▶ Directions for this task:
If a line in the data contains "live", copy it out.

▶ Input:
template <bool BARRETT>
__device__ __forceinline__ void unit_L(const LargeOps& o, uint64_t Vs, uint64_t Vend, uint64_t Kb,
                                       const PlaneSteps& ps, uint32_t pl_rot, const uint64_t* rho_pack_p,
                                       uint32_t sqrt_vs) {
  const uint32_t p = o.p & kLPrimeMask;
  const float invp = fast_rcp((float)p);
  const uint32_t kbm = kb_mod_p<BARRETT>(Kb, p, invp, o.m);
  const uint32_t nKbm = 0u - kbm;
  const uint32_t pmax = __builtin_amdgcn_readlane(p, 63);
  const bool none = pmax > sqrt_vs;
  if (!none) {
    const uint32_t plan = (uint32_t)__builtin_amdgcn_readfirstlane(o.p) >> 20;
    const uint32_t n_run = plan >> 3;
    if ((plan & 3) == 2) unit_L_fast<2>(o, p, nKbm, ps, 0);
    else if ((plan & 3) == 1) unit_L_fast<1>(o, p, nKbm, ps, 0);
    else if (!(plan & 4)) unit_L_fast<0>(o, p, nKbm, ps, n_run);
    else unit_L_fast<0, true>(o, p, nKbm, ps, n_run);
    return;
  }
  const uint32_t pmin = __builtin_amdgcn_readfirstlane(p);
  const uint64_t p2 = (uint64_t)p * p;
  const bool live = p2 < Vend;
  const bool slow = p2 > Vs;
  const uint32_t D = slow && live ? (uint32_t)(p2 - Vs) : 0u;
  if (!live) return;
  const uint64_t rho_pack = *(volatile const uint64_t*)rho_pack_p;
#pragma unroll
  for (uint32_t q = 0; q < 8; ++q) {
    uint32_t kk = plane_start(o.a[q], nKbm, ps.ne[q], p);
    if (slow) {
      const uint32_t pl = (pl_rot >> (3 * q)) & 7u;
      const uint32_t rho = (uint32_t)(rho_pack >> (5 * pl)) & 31u;
      const uint32_t kmin = kmin_for(D, rho);
      if (kmin > kk) {
        const uint32_t d = kmin - kk;
        uint32_t qd = (uint32_t)((float)d * invp);
        while (qd * p < d) ++qd;
        while (qd > 0 && (qd - 1) * p >= d) --qd;
        kk += qd * p;
      }
    }
    const uint32_t pb4 = ps.pb[q];
    if (pmin > KP / 2) {
      mark_k(pb4, kk, ps.one);
      mark_k(pb4, kk + p, ps.one);
    } else {
      for (; kk < KP; kk += p) mark_k(pb4, kk, ps.one);
    }
  }
}

struct WheelLdsLow {
  uint64_t mid_m[kMidCap];
  uint32_t mid_p[kMidCap];
  uint32_t mid_x[kMidCap];
  uint32_t mid_inc[kMidCap];
  uint32_t x_seg;
  uint4 itab[kGDW];
  uint32_t thr[5];
  uint32_t ctr;
  unsigned long long rcnt[kMaxRanges];
};
static_assert(sizeof(WheelLdsLow) <= kImgOff, "LDS below the image");
struct WheelLds : WheelLdsLow {
  uint8_t pad[kImgOff - sizeof(WheelLdsLow)];
  uint32_t img[IMG_WORDS];
};
static_assert(sizeof(WheelLds) == kImgOff + IMG_BYTES, "the image ends the allocation");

▶ Solution:
  const bool live = p2 < Vend;
  const uint32_t D = slow && live ? (uint32_t)(p2 - Vs) : 0u;
  if (!live) return;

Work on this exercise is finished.